A sorpresa, ai primi di gennaio 2015 il popolo srilankese ha scelto come nuovo presidente Maithripala Sirisena, che ha messo la parola fine, almeno per ora, all’era di Mahinda Rajapaksa, molto contestato sia per i suoi metodi per porre fine alla guerra, sia su come ha gestito con giochi tutt’altro che chiari il periodo post-bellico.

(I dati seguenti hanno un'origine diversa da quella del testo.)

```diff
+template <bool TALLY, bool VERIFY, bool FRESH = false>
 __device__ __forceinline__ void resume_block_list(const DevIndex& ix, const Nt2Survivors& sv, uint64_t region, uint64_t ns, int L,
                                                   uint64_t* __restrict__ counts, unsigned long long* __restrict__ tally, bool allow_lcx,
                                                   uint64_t r_start, uint64_t r_stride) {
@@ -377,7 +441,7 @@
   uint32_t t_step = 0, t_blk = 0, t_vsa = 0, t_vtxt = 0, t_lcx = 0, t_rp = 0;
   uint64_t nx_w = 0, nx_rg = 0;
   uint32_t nx_q = 0;
-  if (have) { nx_w = sv.w[region + r]; nx_rg = sv.range[region + r]; nx_q = sv.q[region + r]; }
+  if (have) { nx_w = sv_record<FRESH>(&sv.w[region + r]); nx_rg = sv_record<FRESH>(&sv.range[region + r]); nx_q = sv_record<FRESH>(&sv.q[region + r]); }
   while (__any(have)) {
     if (have) {
       bool finished = false;
@@ -387,7 +451,11 @@
           w = nx_w;
           const uint64_t rg = nx_rg;
           qidx = nx_q;
-          if (r + r_stride < ns) { nx_w = sv.w[region + r + r_stride]; nx_rg = sv.range[region + r + r_stride]; nx_q = sv.q[region + r + r_stride]; }
+          if (r + r_stride < ns) {
+            nx_w = sv_record<FRESH>(&sv.w[region + r + r_stride]);
+            nx_rg = sv_record<FRESH>(&sv.range[region + r + r_stride]);
+            nx_q = sv_record<FRESH>(&sv.q[region + r + r_stride]);
+          }
           const uint32_t cf = (uint32_t)(rg >> 32), cnt = cf & SEED_CNT_SAT;
           steps_done = 0;
           fresh = false;
@@ -406,7 +474,6 @@
               steps_done = 0;
               if (cf & SEED_LCX_TAIL) mode = 3;
               else { vp = ub_a = sp; vhits = ub_b = sp + cnt; vj = lcx_top_level(sp, cnt); mode = 4; }
-              if (TABLE && ix.kmer_tab && cnt > (uint32_t)LCX_LANE_ROWS) { steps_done = mode; mode = 7; }
             }
           }
         }
@@ -464,24 +531,6 @@
         if (TALLY) t_rp++;
         if (vp >= (uint32_t)i) mode = 6;
         else vj++;
-      } else if (TABLE && mode == 7) {
-        const uint64_t mx = kt_mix(w, L);
-        const ulonglong2* p = reinterpret_cast<const ulonglong2*>(ix.kmer_tab + ((mx & ((1ull << ix.kmer_tab_bits) - 1)) << 4) + 4 * l);
-        const ulonglong2 x = p[0], y = p[1];
-        const uint64_t tag = mx >> ix.kmer_tab_bits;
-        const uint64_t want = tag >= KT_TAG_NONE ? ~0ull : tag << KT_TAG_SHIFT;
-        uint32_t c = l == 0 ? ((uint32_t)x.x >> KT_CNT_BITS & 1u) << 24 : 0u;
-        c += ((x.x ^ want) >> KT_TAG_SHIFT) == 0 ? (uint32_t)x.x & (uint32_t)KT_CNT_MASK : 0u;
-        c += ((x.y ^ want) >> KT_TAG_SHIFT) == 0 ? (uint32_t)x.y & (uint32_t)KT_CNT_MASK : 0u;
-        c += ((y.x ^ want) >> KT_TAG_SHIFT) == 0 ? (uint32_t)y.x & (uint32_t)KT_CNT_MASK : 0u;
-        c += ((y.y ^ want) >> KT_TAG_SHIFT) == 0 ? (uint32_t)y.y & (uint32_t)KT_CNT_MASK : 0u;
-        c = quad_sum(c);
-        if (TALLY) t_lcx++;
-        const uint32_t found = c & 0xFFFFFFu;
-        if (found == (uint32_t)KT_ASK || (found == 0u && (c >> 24))) {
-          mode = steps_done;
-          steps_done = 0;
-        } else { finished = true; out_count = found; steps_done = 0; }
       } else {
         const uint32_t bad = quad_sum(verify_part(ix.text4, (uint64_t)vp - (uint64_t)i, i, 0, l, w));
         if (TALLY) t_vtxt++;
@@ -521,8 +570,18 @@
 template <bool TALLY, bool VERIFY>
 __global__ __launch_bounds__(256) void count_nt2_probe_resume_kernel(DevIndex ix, const uint64_t* __restrict__ queries, uint64_t n, int L, uint64_t* __restrict__ counts,
                                    Nt2Survivors sv, unsigned long long* __restrict__ tally) {
-  const unsigned ns = probe_block<TALLY, VERIFY>(ix, queries, n, L, counts, sv, tally);
-  resume_block_list<TALLY, VERIFY, true>(ix, sv, (uint64_t)blockIdx.x * sv.cap, (uint64_t)ns, L, counts, tally, true, threadIdx.x >> 2, 64);
+  const unsigned ns = __builtin_amdgcn_readfirstlane(probe_block<TALLY, VERIFY>(ix, queries, n, L, counts, sv, tally));
+  uint64_t region = (uint64_t)blockIdx.x * sv.cap;
+  uint32_t left = ns, r_start = threadIdx.x >> 2, r_stride = 64;
+  if (VERIFY && ix.kmer_tab) {
+    uint32_t first = 0;
+    left = table_lane_pass<TALLY>(ix, sv, region, ns, L, counts, tally, &first);
+    region += first;
+    r_start &= 15u;
+    r_stride = 16;
+    __syncthreads();
+  }
+  resume_block_list<TALLY, VERIFY, true>(ix, sv, region, left, L, counts, tally, true, r_start, r_stride);
 }
 constexpr int NT2_CHUNK = 256;
 
```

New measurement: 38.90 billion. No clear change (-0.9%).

La visita del Papa si spera che porti un tocco capace di guarire queste ferite. Francesco toccherà due punti cari al cuore singalese. Si recherà a Madhu, il santuario che si trova non lontano da Mannar, nel cuore della etnia tamil, dove si venera la Madonna cara a tutti gli abitanti dell’isola, sia singalesi che tamil, e anche buddhisti e indù. Un secondo momento fondamentale sarà la canonizzazione di Joseph Vaz, il primo santo del Paese. «Joseph Vaz – ha dichiarato il Card. Ranjit - era il secondo fondatore del cattolicesimo in Sri Lanka. Dopo l’occupazione degli olandesi c’è stata una diminuzione dei cattolici a causa della persecuzione; i cattolici erano sospettati di essere spie dei portoghesi. Per questo motivo siamo stati duramente perseguitati: i cattolici hanno vissuto 30 anni senza sacramenti, e Joseph Vaz ha lasciato l’India per andare in Sri Lanka, dove ha fatto una vita veramente eroica.  Ha passato anche due anni in prigione a Kandy ma è riuscito a salvare la fede della gente».

Una visita ai confini del mondo, per usare un termine caro a questo papa, dove lo Sri Lanka è stato relegato dall’opinione pubblica internazionale. Una scelta coerente al papa della Chiesa in uscita.